Sedangkan orang yang meyakini bahwa Allah adalah benda yang sama besarnya dengan arsy, memenuhi arsy atau separuh dari arsy atau meyakini bahwa Allah lebih besar dari arsy dari segala arah kecuali arah bawah atau bahwa Allah adalah cahaya yang bersinar gemerlapan atau bahwa Allah adalah benda yang besar dan tidak berpenghabisan atau berbentuk seorang yang muda atau remaja atau orang tua yang beruban, maka semua orang ini tidak mengenal Allah. Mereka tidak menyembah Allah, meskipun mereka mengira diri mereka muslim. Mereka bukanlah orang yang menyembah (beribadah) Allah, yang mereka sembah adalah sesuatu yang mereka bayangkan dan gambarkan dalam diri mereka, sesuatu yang sesungguhnya tidak ada.
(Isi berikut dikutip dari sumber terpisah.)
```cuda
__global__ __launch_bounds__(256) void k_fri_fold(const gl_t* ia, const gl_t* ib, uint32_t n_out, uint32_t arity, gl_t ba, gl_t bb, gl_t* oa, gl_t* ob) {
    const uint32_t k = blockIdx.x * blockDim.x + threadIdx.x;
    if (k >= n_out) return;
    const gl2_t beta = gl2_make(ba, bb);
    gl2_t acc = gl2_make(0, 0);
    for (uint32_t i = arity; i-- > 0;) acc = gl2_add(gl2_mul(acc, beta), gl2_make(ia[(size_t)arity * k + i], ib[(size_t)arity * k + i]));
    oa[k] = gl_canon(acc.a); ob[k] = gl_canon(acc.b);
}

struct GlPowParams { gl_t state[12]; uint32_t pos, min_leading_zeros; uint64_t base, count; unsigned long long* result; };
__global__ __launch_bounds__(256, 5) void k_pow_grind(GlPowParams p) {
    const uint64_t idx = (uint64_t)blockIdx.x * blockDim.x + threadIdx.x;
    const uint64_t cand = p.base + idx;
    gl_t s[12];
#pragma unroll
    for (int i = 0; i < 12; i++) s[i] = p.state[i];
#pragma unroll
    for (int i = 0; i < 8; i++) if ((uint32_t)i == p.pos) s[i] = cand;
    psd_permute_layer<PSD_LAYER_HASH>(s);
    const gl_t r = gl_canon(s[7]);
    const uint32_t lz = r ? (uint32_t)__clzll((long long)r) : 64u;
    if (idx < p.count && lz >= p.min_leading_zeros) atomicMin(p.result, (unsigned long long)cand);
}
__global__ __launch_bounds__(256) void k_kck_pow_grind(GlPowParams p) {
    const uint64_t idx = (uint64_t)blockIdx.x * blockDim.x + threadIdx.x;
    if (idx >= p.count) return;
    const uint64_t cand = p.base + idx;
    gl_t s[12], e[8];
#pragma unroll
    for (int i = 0; i < 12; i++) s[i] = p.state[i];
#pragma unroll
    for (int i = 0; i < 8; i++) if ((uint32_t)i == p.pos) s[i] = cand;
    kck_onion<8>(s, e);
    const gl_t r = e[7];
    const uint32_t lz = r ? (uint32_t)__clzll((long long)r) : 64u;
    if (lz >= p.min_leading_zeros) atomicMin(p.result, (unsigned long long)cand);
}

__global__ void k_gather_rows(const gl_t* base, uint64_t stride, uint32_t ncols, const uint32_t* rows, uint32_t nq, gl_t* out) {
    const uint32_t idx = blockIdx.x * blockDim.x + threadIdx.x;
    if (idx >= nq * ncols) return;
    const uint32_t q = idx / ncols, c = idx % ncols;
    out[idx] = base[(uint64_t)c * stride + rows[q]];
}
__global__ void k_gather_paths(const gl_t* digests, const uint64_t* level_off, uint32_t nlevels, const uint32_t* leaves, uint32_t nq, gl_t* out) {
    const uint32_t idx = blockIdx.x * blockDim.x + threadIdx.x;
    if (idx >= nq * nlevels * 4) return;
    const uint32_t k = idx & 3, l = (idx >> 2) % nlevels, q = (idx >> 2) / nlevels;
    out[idx] = digests[4 * (level_off[l] + ((leaves[q] >> l) ^ 1u)) + k];
}
__global__ void k_gather_fri_leaves(const gl_t* va, const gl_t* vb, uint32_t lg_len, uint32_t arity_bits, const uint32_t* leaves, uint32_t nq, gl_t* out) {
    const uint32_t idx = blockIdx.x * blockDim.x + threadIdx.x;
    const uint32_t arity = 1u << arity_bits;
    if (idx >= nq * arity) return;
    const uint32_t q = idx >> arity_bits, k = idx & (arity - 1);
    const uint32_t pos = (leaves[q] << arity_bits) | k;
    const uint32_t nat = lg_len ? (__brev(pos) >> (32 - lg_len)) : 0;
    out[2 * idx] = va[nat]; out[2 * idx + 1] = vb[nat];
}
```

Before: 303.8.

## Fuse Merkle leaf hashing with lower levels and batch multiple levels per kernel

Result: no change. 302.1 (-0.5%).

```diff
diff --git a/plonky2_demo_amd/csrc/merkle.hip b/plonky2_demo_amd/csrc/merkle.hip
--- a/plonky2_demo_amd/csrc/merkle.hip
+++ b/plonky2_demo_amd/csrc/merkle.hip
@@ -57,6 +57,116 @@
     ulonglong2* out = reinterpret_cast<ulonglong2*>(parent + 4ull * i);
     out[0] = make_ulonglong2(gl_canon(s[0]), gl_canon(s[1]));
     out[1] = make_ulonglong2(gl_canon(s[2]), gl_canon(s[3]));
+}
+
+__device__ __forceinline__ uint32_t d_wave_in_group() { return __builtin_amdgcn_readfirstlane(threadIdx.x >> 6); }
+__device__ __forceinline__ uint32_t d_lane_here() {
+    uint32_t l = __builtin_amdgcn_mbcnt_hi(~0u, __builtin_amdgcn_mbcnt_lo(~0u, 0u));
+    asm volatile("" : "+v"(l));
+    return l;
+}
+__device__ __forceinline__ void d_store_digest(gl_t* __restrict__ level, uint32_t i, const gl_t (&d)[4]) {
+    ulonglong2* out = reinterpret_cast<ulonglong2*>(level + 4ull * i);
+    out[0] = make_ulonglong2(d[0], d[1]);
+    out[1] = make_ulonglong2(d[2], d[3]);
+}
+
+template <int WPE>
+__global__ __launch_bounds__(256, WPE) void k_merkle_leaves_fused(const gl_t* __restrict__ base, const uint64_t* __restrict__ offsets,
+                                                                  uint32_t leaf_len, uint32_t lg_leaves, gl_t* __restrict__ digests) {
+    __shared__ gl_t x[16 * 64];
+    const uint32_t n = 1u << lg_leaves, w = d_wave_in_group(), row0 = 64 * blockIdx.x + ((w & 1) << (lg_leaves - 1)) + ((w >> 1) << (lg_leaves - 2));
+    const uint32_t sponge_steps = leaf_len <= 4 ? 0 : (leaf_len + 7) / 8;
+    gl_t s[12];
+#pragma unroll
+    for (int i = 0; i < 12; i++) s[i] = 0;
+    if (leaf_len <= 4)
+#pragma unroll
+        for (int e = 0; e < 4; e++)
+            if ((uint32_t)e < leaf_len) s[e] = gl_canon(base[offsets[e] + row0 + d_lane_here()]);
+    gl_t* level = digests;
+    for (uint32_t step = 0;; step++) {
+        const uint32_t lane = d_lane_here();
+        gl_t in[8] = {0, 0, 0, 0, 0, 0, 0, 0};
+        uint32_t c = 8;
+        bool hash = true;
+        const bool level_input = step >= sponge_steps;
+        if (!level_input) {
+            const uint32_t e0 = 8 * step, r = row0 + lane;
+            c = leaf_len - e0 < 8 ? leaf_len - e0 : 8;
+#pragma unroll
+            for (int i = 0; i < 8; i++)
+                if ((uint32_t)i < c) in[i] = base[offsets[e0 + i] + r];
+        } else {
+            const uint32_t t = step - sponge_steps;
+            const bool mine = w < (4u >> t);
+            const uint32_t B = d_bitrev(64 * blockIdx.x + lane, lg_leaves - 2);
+            gl_t d[4];
+#pragma unroll
+            for (int k = 0; k < 4; k++) d[k] = gl_canon(s[k]);
+            if (mine) d_store_digest(level, (B << (2 - t)) + w, d);
+            if (t == 2) break;
+            if (mine)
+#pragma unroll
+                for (int k = 0; k < 4; k++) x[(4 * (w << t) + k) * 64 + lane] = d[k];
+            __syncthreads();
+            level += 4ull * (n >> t);
+            hash = w < (2u >> t);
+            if (hash)
+#pragma unroll
+                for (int k = 0; k < 8; k++) in[k] = x[(4 * ((2 * w + (k >> 2)) << t) + (k & 3)) * 64 + lane];
+        }
+#pragma unroll
+        for (int i = 0; i < 8; i++)
+            if ((uint32_t)i < c) s[i] = in[i];
+#pragma unroll
+        for (int i = 8; i < 12; i++)
+            if (level_input) s[i] = 0;
+        if (hash) psd_permute_layer<PSD_LAYER_HASH>(s);
+    }
+}
+
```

Musibah mereka yang paling besar adalah bahwa mereka tidak memahami adanya sesuatu yang bukan benda. Oleh karena itu mereka –dengan segenap upaya- berusaha menjadikan Allah benda yang bersifat dengan sifat-sifat benda pula, lalu bagaimana bisa mereka mengaku mengenal dan memahami firman Allah: Laysa Ka Mitsli Syai’ (QS. Asy-Syura: 11) dan beriman kepadanya?!! Seandainya mereka benar-benar mengetahui ayat tersebut dan beriman dengannya niscaya mereka tidak akan menjadikan Allah sebagai benda, karena alam ini seluruhnya adalah benda dan sifat-sifat yang ada padanya.
Seandainya terjadi perdebatan antara orang-orang Musyabbihah (orang-orang yang menyerupakan Allah dengan makhluk-Nya) seperti orang Wahhabi -yang meyakini bahwa Allah adalah benda, yang memiliki ukuran- dengan orang yang menyembah matahari. Orang Wahhabi akan mengatakan kepada penyembah matahari: Anda, wahai penyembah matahari, matahari yang engkau sembah ini tidak berhak untuk menjadi tuhan. Penyembah matahari akan menjawab dan berkata kepada orang Wahhabi: bagaimana mungkin matahari tidak berhak untuk disembah, padahal bentuknya indah, manfaatnya sangat besar, anda bisa melihatnya dan saya juga melihatnya dan semua orang melihatnya, semua orang mengetahui dengan baik manfaatnya. Bagaimana mungkin agama saya batil dan agamamu benar, sementara anda menyembah sesuatu yang anda bayangkan dalam diri anda, anda tidak melihatnya dan kami juga tidak melihatnya, anda mengatakan tuhan anda adalah bentuk yang besar yang duduk di atas arsy ?!!.
Orang Wahhabi tidak akan memiliki dalil 'aqli (argumen rasional), seandainya orang Wahhabi mengatakan : al Qur'an telah menegaskan bahwa Allah adalah pencipta alam, Dia-lah yang berhak untuk disembah, tidak ada sesuatu selain-Nya yang berhak untuk disembah. Maka orang yang menyembah matahari tersebut akan mengatakan kepadanya: Saya tidak beriman dengan kitab suci anda, berikan kepada saya dalil 'aqli bahwa matahari tidak berhak untuk dijadikan tuhan yang disembah dan bahwa apa yang anda sembah yang anda bayangkan (dalam benak anda) itu berhak untuk disembah! Maka orang Wahabi akan terdiam dan membisu.
Sedangkan kita, Ahlussunnah memiliki jawaban yang rasional. Kita akan mengatakan kepada penyembah matahari : matahari yang anda sembah, yang mempunyai ukuran tertentu dan bentuk tertentu, pasti membutuhkan kepada yang menjadikannya dalam ukuran dan bentuk tersebut. Sedangkan tuhan kami, Ia adalah sesuatu yang ada tetapi tidak menyerupai segala sesuatu yang ada, tidak menyerupai sesuatupun dari makhlukNya, Dia tidak memiliki ukuran, tidak memiliki bentuk, tidak memiliki arah, tidak memilki tempat dan tidak memiliki permulaan. Inilah Dzat yang ada, yang kami sembah yang dinamakan Allah. Dialah yang berhak untuk disembah. Dia yang menciptakan matahari yang anda sembah, manusia dan segala sesuatu yang lain.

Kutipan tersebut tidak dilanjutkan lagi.